— Да кто это? — спросил Ронни.
Бальдур с некоторым удивлением — как можно не знать! — ответил:
— Эрнст Ханфштенгль…
— Чтоооо?!
— Что слышал… Ну, говорю же тебе — это он. Пуци[1]. На, — Бальдур сунул в руку Ронни визитную карточку. Ронни машинально прочел надпись на ней, и глаза у него вылезли на лоб, потому что написано было, очевидно, шутки ради, не только имя, но и прозвище.
— Почему, — спросил Ронни, — его прозвали Пуци? Ты знаешь, Бальдур?
— За то, что неряха. Нет, не в том смысле, что сорочек не меняет, а в том, что постоянно умудряется посадить на себя пятно даже в том случае, если обвязан салфеткой…

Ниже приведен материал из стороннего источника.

constexpr int PBC_MAXB = 64;
constexpr int PBC_PARTS = 16, PBC_SB = 8;
__global__ __launch_bounds__(1024) void pool_bwd_coef_kernel(pcs_pool_bwd_args a) {
  __shared__ float part[PBC_PARTS][PBC_SB][64];
  __shared__ float dgall[PBC_MAXB][64];
  const int kk = threadIdx.x & 63, pr = threadIdx.x >> 6;
  const int k = blockIdx.x * 64 + kk;
  const int B = (int)a.num_scenes;
  const int n0 = (int)((int64_t)a.Cs * pr / PBC_PARTS), n1 = (int)((int64_t)a.Cs * (pr + 1) / PBC_PARTS);
  for (int b0 = 0; b0 < B; b0 += PBC_SB) {
    float dg[PBC_SB];
#pragma unroll
    for (int u = 0; u < PBC_SB; ++u) dg[u] = 0.f;
    if (k < a.Cg) {
      for (int n = n0; n < n1; ++n) {
        const float w = a.W_s1[(int64_t)n * a.ldw + a.col_off + k];
#pragma unroll
        for (int u = 0; u < PBC_SB; ++u)
          if (b0 + u < B) dg[u] = fmaf(w, a.csum[(int64_t)(b0 + u) * a.Cs + n], dg[u]);
      }
    }
#pragma unroll
    for (int u = 0; u < PBC_SB; ++u) part[pr][u][kk] = dg[u];
    __syncthreads();
    if (pr == 0) {
      for (int u = 0; u < PBC_SB && b0 + u < B; ++u) {
        float t = 0.f;
        for (int q = 0; q < PBC_PARTS; ++q) t += part[q][u][kk];
        dgall[b0 + u][kk] = t;
      }
    }
    __syncthreads();
  }
  if (pr != 0 || k >= a.Cg) return;
  const double M = (double)(a.num_scenes * a.scene_rows);
  const double r = a.g_rstd[k], gm = a.g_gamma[k], mu = a.g_mean[k];
  double S1 = 0, S2 = 0, Sy = 0;
  for (int b = 0; b < B; ++b) {
    const float dg = dgall[b][kk];
    const float dz = a.g[(int64_t)b * a.Cg + k] > 0.f ? dg : 0.f;
    a.sp[(int64_t)b * a.Cg + k] = dz;
    S1 += dz;
    S2 += (double)dz * ((double)a.ysel[(int64_t)b * a.Cg + k] - mu) * r;
    Sy += a.g_scene_sum[(int64_t)b * a.Cg + k];
  }
  const double al = gm * r;
  const double ga = -gm * r * r * S2 / M;
  const double be = -gm * r * S1 / M - ga * mu;
  for (int b = 0; b < B; ++b) a.sp[(int64_t)b * a.Cg + k] = (float)(al * a.sp[(int64_t)b * a.Cg + k]);
  a.alpha[k] = (float)al; a.beta_c[k] = (float)be; a.gamma_c[k] = (float)ga;
  a.dgamma[k] = (float)S2; a.dbeta[k] = (float)S1;
  a.dbias[k] = (float)(al * S1 + M * be + ga * Sy);
}

constexpr int HEAD_R = 64;
constexpr int HEAD_CIN = 128;
constexpr int HEAD_MAXC = 64;
constexpr int HEAD_LD = HEAD_CIN + 1;

template <typename T, int MODE, int HEAD_MAXC>
__global__ __launch_bounds__(THREADS) void head_kernel(pcs_head_args a, int tiles_per_scene,
                                                       int tiles_per_chunk) {
  constexpr int EPC = Elem<T>::EPC;
  constexpr int QCH = 32;
  __shared__ float av[HEAD_R * HEAD_LD];
  __shared__ float xh[HEAD_R * HEAD_LD];
  __shared__ float wl[HEAD_MAXC * HEAD_CIN];
// ... 579 lines not shown
  for (int64_t j0 = ((int64_t)blockIdx.x * blockDim.x + threadIdx.x) * 4; j0 < nbytes; j0 += stride) {
  uint32_t word = 0;
#pragma unroll
  for (int q = 0; q < 2; ++q) {
    const int64_t k = (j0 >> 1) + q;
    uint32_t ctr[4] = {(uint32_t)k, (uint32_t)((uint64_t)k >> 32), (uint32_t)offset, (uint32_t)(offset >> 32)};
    philox(ctr, (uint32_t)seed, (uint32_t)(seed >> 32));
#pragma unroll
    for (int i = 0; i < 4; ++i) {
      const uint32_t x = ctr[i];
      const uint32_t sw = __builtin_amdgcn_perm(0u, x, 0x02030001u);
      word |= drop2(sw, thr2, one2) << (8 * q + 2 * i);
      word |= drop2(x, thr2, one2) << (8 * q + 2 * i + 1);
    }
  }
  word = ~word;
  if (j0 + 4 <= nbytes && ((reinterpret_cast<uintptr_t>(bits) & 3) == 0)) {
    *reinterpret_cast<uint32_t *>(bits + j0) = word;
  } else {
    for (int q = 0; q < 4 && j0 + q < nbytes; ++q) bits[j0 + q] = (uint8_t)(word >> (8 * q));
  }
  }
}

__global__ void dropout_bits_indep_kernel(uint64_t seed, uint64_t offset, int64_t nbytes, uint32_t thr,
                                          uint8_t *bits) {
  const uint32_t thr2 = thr | (thr << 16);
  u16x2 one2 = {1, 1};
  asm volatile("" : "+v"(one2));
  const int64_t stride = (int64_t)gridDim.x * blockDim.x * 4;
  for (int64_t j0 = ((int64_t)blockIdx.x * blockDim.x + threadIdx.x) * 4; j0 < nbytes; j0 += stride) {
    uint32_t word = 0;
#pragma unroll
    for (int q = 0; q < 4; ++q) {
      const int64_t k = j0 + q;
      uint32_t ctr[4] = {(uint32_t)k, (uint32_t)((uint64_t)k >> 32), (uint32_t)offset, (uint32_t)(offset >> 32)};
      philox(ctr, (uint32_t)seed, (uint32_t)(seed >> 32));
#pragma unroll
      for (int i = 0; i < 4; ++i) {
        const uint32_t d = drop2(ctr[i], thr2, one2);
        word |= ((d & 1u) | ((d >> 15) & 2u)) << (8 * q + 2 * i);
      }
    }
    word = ~word;
    if (j0 + 4 <= nbytes && ((reinterpret_cast<uintptr_t>(bits) & 3) == 0)) {
      *reinterpret_cast<uint32_t *>(bits + j0) = word;
    } else {
      for (int q = 0; q < 4 && j0 + q < nbytes; ++q) bits[j0 + q] = (uint8_t)(word >> (8 * q));
    }
  }
}

template <int TPO>
__global__ void reduce_partials_kernel(const float *partial, int64_t nslabs, int64_t len, float scale,
                                       float *out, int64_t ldo, int64_t row_len) {
  partial += (int64_t)blockIdx.y * nslabs * len;
  out += (int64_t)blockIdx.y * len;
  const int sub = threadIdx.x % TPO;
  const int64_t i4 = ((int64_t)blockIdx.x * (blockDim.x / TPO) + threadIdx.x / TPO) * 4;
  const bool vec = (row_len & 3) == 0 && i4 + 4 <= len;
  float v[4] = {0.f, 0.f, 0.f, 0.f};
  if (i4 < len) {
    if (vec) {
      for (int64_t k = sub; k < nslabs; k += TPO) {
        const float4 p = *reinterpret_cast<const float4 *>(partial + k * len + i4);
        v[0] += p.x; v[1] += p.y; v[2] += p.z; v[3] += p.w;
      }
    } else {
      for (int64_t k = sub; k < nslabs; k += TPO)
        for (int e = 0; e < 4 && i4 + e < len; ++e) v[e] += partial[k * len + i4 + e];
    }
  }
#pragma unroll
  for (int off = TPO / 2; off > 0; off >>= 1)
#pragma unroll
    for (int e = 0; e < 4; ++e) v[e] += __shfl_xor(v[e], off);
  if (sub != 0 || i4 >= len) return;
  if (vec) {
    const int64_t row = i4 / row_len, col = i4 % row_len;
    *reinterpret_cast<float4 *>(out + row * ldo + col) =
        make_float4(v[0] * scale, v[1] * scale, v[2] * scale, v[3] * scale);
  } else {
    for (int e = 0; e < 4 && i4 + e < len; ++e) {
      const int64_t i = i4 + e;
      out[(i / row_len) * ldo + i % row_len] = v[e] * scale;
    }
  }
}

template <typename T>
__global__ void cast_weight_kernel(const float *W, int64_t rows, int64_t cols, int64_t ldw, T *Wc, T *WcT) {
  const int64_t i = (int64_t)blockIdx.x * blockDim.x + threadIdx.x;
  if (i >= rows * cols) return;
  const float v = W[(i / cols) * ldw + i % cols];
  T o;
  if constexpr (sizeof(T) == 4) o = v;
  else o = (T)(pack2bf(v, 0.f) & 0xffffu);
  if (Wc) Wc[i] = o;
  if (WcT) WcT[(i % cols) * rows + i / cols] = o;
}

__global__ void adam_kernel(float *p, float *g, float *m, float *v, int64_t n,
                            const float *gscale, float lr, float b1, float b2, float eps, float wd,
                            float bc1, float bc2_sqrt) {
  const int64_t i = (int64_t)blockIdx.x * blockDim.x + threadIdx.x;
  if (i >= n) return;
  const float pi = p[i];
  float gr = g[i];
  if (gscale) {
    gr *= *gscale;
    g[i] = gr;
  }
  const float gi = gr + wd * pi;
  const float mi = b1 * m[i] + (1.f - b1) * gi;
  const float vi = b2 * v[i] + (1.f - b2) * gi * gi;
  m[i] = mi;
  v[i] = vi;
  const float denom = sqrtf(vi) / bc2_sqrt + eps;
  p[i] = pi - (lr / bc1) * (mi / denom);
}

int blocks_for(int64_t n, int per) { return (int)((n + per - 1) / per); }

}

static int64_t chunk_geo(int64_t N, int64_t B, int64_t tile, int32_t *cps_io, int64_t target) {
  const int64_t tps = (N + tile - 1) / tile;
  int64_t cps = *cps_io;
  if (cps <= 0) cps = (target + B - 1) / B;
  if (cps > tps) cps = tps;
  if (cps < 1) cps = 1;
  const int64_t tpc = (tps + cps - 1) / cps;
  cps = (tps + tpc - 1) / tpc;
  *cps_io = (int32_t)cps;
  return tpc;
}

namespace {
constexpr int C1_MAXK = 8;
#define PCS_C1_SWITCH(KD_, CALL)                                 \
  switch (KD_) {                                                 \
    case 1: CALL(1); break; case 2: CALL(2); break;              \
    case 3: CALL(3); break; case 4: CALL(4); break;              \
    case 5: CALL(5); break; case 6: CALL(6); break;              \
    case 7: CALL(7); break; default: CALL(8); break;             \
  }
}

extern "C" int pcs_conv1_fwd(const pcs_gemm_args *ap, pcs_stream_t stream) {
  if (!ap || !ap->A || !ap->W || !ap->C) return pcs_set_einval("pcs_conv1_fwd", "missing operand");
  if (ap->K < 1 || ap->K > C1_MAXK || ap->Ncols != 64) return pcs_set_einval("pcs_conv1_fwd", "conv1 is input_dim (1..8) -> 64");
  pcs_gemm_args a = *ap;
  const int64_t tpc = pcs_fill_geometry(&a, C1_BM, 2048, 1) / C1_BM;
  const int tps = (int)((a.scene_rows + C1_BM - 1) / C1_BM);
  const int nb = (int)(a.num_scenes * a.chunks_per_scene);
  hipStream_t s = reinterpret_cast<hipStream_t>(stream);
#define PCS_C1F_BF(KD) hipLaunchKernelGGL((conv1_fwd_kernel<bf16_t, KD>), dim3(nb), dim3(THREADS), 0, s, a, tps, (int)tpc)
#define PCS_C1F_F32(KD) hipLaunchKernelGGL((conv1_fwd_kernel<float, KD>), dim3(nb), dim3(THREADS), 0, s, a, tps, (int)tpc)
  if (a.dtype == PCS_BF16) { PCS_C1_SWITCH(a.K, PCS_C1F_BF) }
  else if (a.dtype == PCS_F32) { PCS_C1_SWITCH(a.K, PCS_C1F_F32) }
  else return pcs_set_einval("pcs_conv1_fwd", "bad dtype");
#undef PCS_C1F_BF
#undef PCS_C1F_F32
  PCS_CHECK_LAUNCH();
  return 0;
}

extern "C" int pcs_conv1_wgrad(const pcs_wgrad_args *ap, pcs_stream_t stream) {
  if (!ap || !ap->dZ || !ap->Y || !ap->X || !ap->partial || !ap->dW)
    return pcs_set_einval("pcs_conv1_wgrad", "missing operand");
  if (ap->Cout != 64 || ap->Cin < 1 || ap->Cin > C1_MAXK)
    return pcs_set_einval("pcs_conv1_wgrad", "conv1 is input_dim (1..8) -> 64");
  pcs_wgrad_args a = *ap;
  if (a.splits_per_scene <= 0) {
    int64_t sps = (1024 + a.num_scenes - 1) / a.num_scenes;
    const int64_t maxs = (a.scene_rows + 255) / 256;
    if (sps > maxs) sps = maxs;
    if (sps < 1) sps = 1;
    a.splits_per_scene = (int32_t)sps;
  }
  const int64_t rps = (a.scene_rows + a.splits_per_scene - 1) / a.splits_per_scene;
  const int nb = (int)(a.num_scenes * a.splits_per_scene);
  hipStream_t s = reinterpret_cast<hipStream_t>(stream);
#define PCS_C1W_BF(KD) hipLaunchKernelGGL((conv1_wgrad_kernel<bf16_t, KD>), dim3(nb), dim3(THREADS), 0, s, a, rps)
#define PCS_C1W_F32(KD) hipLaunchKernelGGL((conv1_wgrad_kernel<float, KD>), dim3(nb), dim3(THREADS), 0, s, a, rps)
  if (a.dtype == PCS_BF16) { PCS_C1_SWITCH(a.Cin, PCS_C1W_BF) }
  else if (a.dtype == PCS_F32) { PCS_C1_SWITCH(a.Cin, PCS_C1W_F32) }
  else return pcs_set_einval("pcs_conv1_wgrad", "bad dtype");
#undef PCS_C1W_BF
#undef PCS_C1W_F32
  PCS_CHECK_LAUNCH();
  return pcs_reduce_partials(a.partial, nb, 64 * a.Cin, 1.f, a.dW, a.ldw ? a.ldw : a.Cin, a.Cin, stream);
}
#undef PCS_C1_SWITCH

extern "C" int pcs_bn_fwd_finalize(const float *stats, int64_t B, int64_t N, int32_t C, int32_t cps,
                                   int64_t rpc, const float *gamma, const float *beta,
                                   const float *mean_offset, float *running_mean,
                                   float *running_var, float momentum,
                                   float eps, int32_t update_running, float *mean, float *rstd,
                                   float *scale, float *shift, float *scene_sum,
                                   pcs_stream_t stream) {
  if (!stats || !gamma || !beta || !mean || !rstd || !scale || !shift || C <= 0 || cps <= 0 || rpc <= 0)
    return pcs_set_einval("pcs_bn_fwd_finalize", "bad arguments");
  if (update_running && (!running_mean || !running_var))
    return pcs_set_einval("pcs_bn_fwd_finalize", "running buffers required");
  hipLaunchKernelGGL(bn_fwd_finalize_kernel, dim3(C), dim3(THREADS), 0, reinterpret_cast<hipStream_t>(stream),
                     stats, B, N, (int)C, (int)cps, rpc, gamma, beta, mean_offset, running_mean, running_var,
                     momentum, eps, (int)update_running, mean, rstd, scale, shift, scene_sum);
  PCS_CHECK_LAUNCH();
  return 0;
}

extern "C" int pcs_bn_eval_coefs(const float *gamma, const float *beta, const float *rm,
                                 const float *rv, const float *mean_offset, float eps, int32_t C,
                                 float *scale, float *shift, pcs_stream_t stream) {
  if (!gamma || !beta || !rm || !rv || !scale || !shift) return pcs_set_einval("pcs_bn_eval_coefs", "null");
  hipLaunchKernelGGL(bn_eval_kernel, dim3(blocks_for(C, 256)), dim3(256), 0,
                     reinterpret_cast<hipStream_t>(stream), gamma, beta, rm, rv, mean_offset, eps, (int)C, scale, shift);
  PCS_CHECK_LAUNCH();
  return 0;
}

extern "C" int pcs_bn_bwd_finalize(const float *stats, int64_t B, int64_t N, int32_t C, int32_t cps,
                                   const float *mean, const float *rstd, const float *gamma,
                                   const float *scene_sum, float *alpha, float *beta_c,
                                   float *gamma_c, float *dgamma, float *dbeta, float *dbias,
                                   float *scene_s1, pcs_stream_t stream) {
  if (!stats || !mean || !rstd || !gamma || !alpha || !beta_c || !gamma_c)
    return pcs_set_einval("pcs_bn_bwd_finalize", "null argument");
  hipLaunchKernelGGL(bn_bwd_finalize_kernel, dim3(C), dim3(THREADS), 0, reinterpret_cast<hipStream_t>(stream),
                     stats, B, N, (int)C, (int)cps, mean, rstd, gamma, scene_sum, alpha, beta_c,
                     gamma_c, dgamma, dbeta, dbias, scene_s1);
  PCS_CHECK_LAUNCH();
  return 0;
}

extern "C" int pcs_pool_finalize(const float *pool, int64_t B, int64_t N, int32_t C, int32_t cps,
                                 const float *s, const float *t, float *g, int32_t *am, float *ysel,
                                 pcs_stream_t stream) {
  if (!pool || !s || !t || !g || !am || !ysel) return pcs_set_einval("pcs_pool_finalize", "null argument");
  hipLaunchKernelGGL(pool_finalize_kernel, dim3(blocks_for(B * C, 256)), dim3(256), 0,
                     reinterpret_cast<hipStream_t>(stream), pool, B, N, (int)C, (int)cps, s, t, g, am, ysel);
  PCS_CHECK_LAUNCH();
  return 0;
}

// ... 158 lines not shown
  if (thr > 65535u) {
    const hipError_t e = hipMemsetAsync(bits, 0, (size_t)nbytes, reinterpret_cast<hipStream_t>(stream));
    return e == hipSuccess ? 0 : pcs_set_error(e, "pcs_dropout_bits_independent");
  }
  hipLaunchKernelGGL(dropout_bits_indep_kernel, dim3((unsigned)blocks_for((nbytes + 3) / 4, 256)), dim3(256), 0,
                     reinterpret_cast<hipStream_t>(stream), seed, offset, nbytes, thr, bits);
  PCS_CHECK_LAUNCH();
  return 0;
}

namespace {
int reduce_partials_launch(const float *partial, int64_t ngroups, int64_t nslabs, int64_t len, float scale,
                           float *out, int64_t ldo, int64_t row_len, hipStream_t st) {
  const int64_t n4 = (len + 3) / 4;
  const dim3 g256(blocks_for(n4, 256 / 32), (unsigned)ngroups), g8(blocks_for(n4, 256 / 8), (unsigned)ngroups),
      g1(blocks_for(n4, 256), (unsigned)ngroups);
  if (nslabs >= 64)
    hipLaunchKernelGGL(reduce_partials_kernel<32>, g256, dim3(256), 0, st, partial, nslabs, len, scale, out, ldo,
                       row_len);
  else if (nslabs >= 8)
    hipLaunchKernelGGL(reduce_partials_kernel<8>, g8, dim3(256), 0, st, partial, nslabs, len, scale, out, ldo, row_len);
  else
    hipLaunchKernelGGL(reduce_partials_kernel<1>, g1, dim3(256), 0, st, partial, nslabs, len, scale, out, ldo, row_len);
  PCS_CHECK_LAUNCH();
  return 0;
}
}

extern "C" int pcs_reduce_partials_grouped(const float *partial, int64_t ngroups, int64_t nslabs, int64_t len,
                                           float scale, float *out, pcs_stream_t stream) {
  if (!partial || !out || len <= 0 || nslabs <= 0 || ngroups <= 0 || ngroups > 65535)
    return pcs_set_einval("pcs_reduce_partials_grouped", "bad arguments (0 < ngroups <= 65535)");
  return reduce_partials_launch(partial, ngroups, nslabs, len, scale, out, len, len, reinterpret_cast<hipStream_t>(stream));
}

Ронни никогда в жизни не осмелился бы прийти по адресу, указанному на визитке. Сидеть с Бальдуром в Богом забытой комнатушке — это было одно, а являться пред ясны очи Пуци Ханфштенгля — это совсем другое. Пуци был не просто видной фигурой в артистической жизни Мюнхена — он был настоящей звездой. Миллионер, владелец процветающего издательского дела был желанным гостем в каждом уважающем себя светском салоне по двум причинам. Славу Пуци создали два его таланта — виртуозная игра на рояле и убийственное остроумие.
Нет, Ронни не собирался тащиться к нему в своем обтрепанном гольдберговском костюме. Но это было неважно, совсем неважно. Важно было лишь то, что Пуци сказал о его игре…
Яльмар фон Гроф единственный из ребят сторонился Бальдура фон Шираха, и рот его с выступающей нижней губой невольно кривился от презрения и отчаяния. Яльмар чувствовал, что смазливый малец вот-вот почти без усилий узурпирует его незримый трон, на котором он, Яльмар, всегда восседал на любом сборище оруженосцев по праву главного сорвиголовы. Но оказалось, что метелить коммунистов и коммунят на улице — это еще не все.
Бальдур много читал, Бальдур знал все на свете и мог все на свете объяснить. Бальдур интересно рассказывал, Бальдур философствовал, Бальдура слушали и поддерживали. Малец бесил Яльмара, когда уверенно рассуждал о национал-социалистическом будущем Германии, рассуждал так, что даже Уве Франк внимательно слушал и кивал лохматой головой. Кроме того, пацаны тянулись к Бальдуру потому, что он вел себя не как вожак мальчишек, а как старший их брат — никогда он, подобно Яльмару, не окорачивал никого командным тоном, не доказывал ничего кулаками, он просто подходил и смотрел тебе в глаза мягко и с участием, гася в зародыше любое желание затеять ссору.
Ронни наблюдал за Яльмаром, он опасался этого неуемного и самолюбивого драчуна и слишком любил Бальдура, чтоб не ощущать тех колющих болезненных токов, что прямо-таки били от Яльмара, когда Бальдур снова и снова оказывался в центре внимания. Яльмар пульсировал, словно нарыв, налитый ядовитым гноем зависти.
На пьянке в неуютной холостяцкой квартире Уве Франка нарыв прорвался.
Уве сам был пьяницей — он полагал уменье пить одной из непременных составляющих мужественности, даром что сам из-за постоянного злоупотребления алкоголем пить уже совершенно не мог — ему хватало стакана шнапса, чтоб погрузиться в сон, по сладости и длительности подобный вечному покою. Старшие оруженосцы порой собирались в его неухоженной квартире, дабы спокойно напиться — тут было нечего опасаться ни родителей, ни полиции, ни коммунистов, ни общественного мнения. Тем более что единственный цензор — Уве — вырубался быстрее всех, после чего препровождался под жилисты рученьки на свою койку и заводил там в две дырочки «Дойчлянд, Дойчлянд юбер аллес» с удивительно нежным подсвистом.
Ронни почти никогда не принимал участия в этих мальчишеских загулах, но в этот раз пришлось — потому что Бальдур достиг среди пацанов уже такой степени влияния, что пренебрежение общими развлечениями могло повредить его авторитету, он ведь и так был одним из самых младших… Нутром почувствовав это, Бальдур заявил, что «неплохо было бы выпить», а Ронни, разумеется, счел долгом его сопровождать.
Ронни видел, что Бальдур старается не налегать на спиртное. Несколько выпитых глотков шнапса одарили его необычайным красноречием, чем он и пользовался вовсю. Его слушали, с ним пытались спорить, он с удовольствием отвечал, блестя чуть затуманенными синими глазами, щеки у него нежно горели, и ему, кажется, нравилось сидеть в центре всеобщего оживления.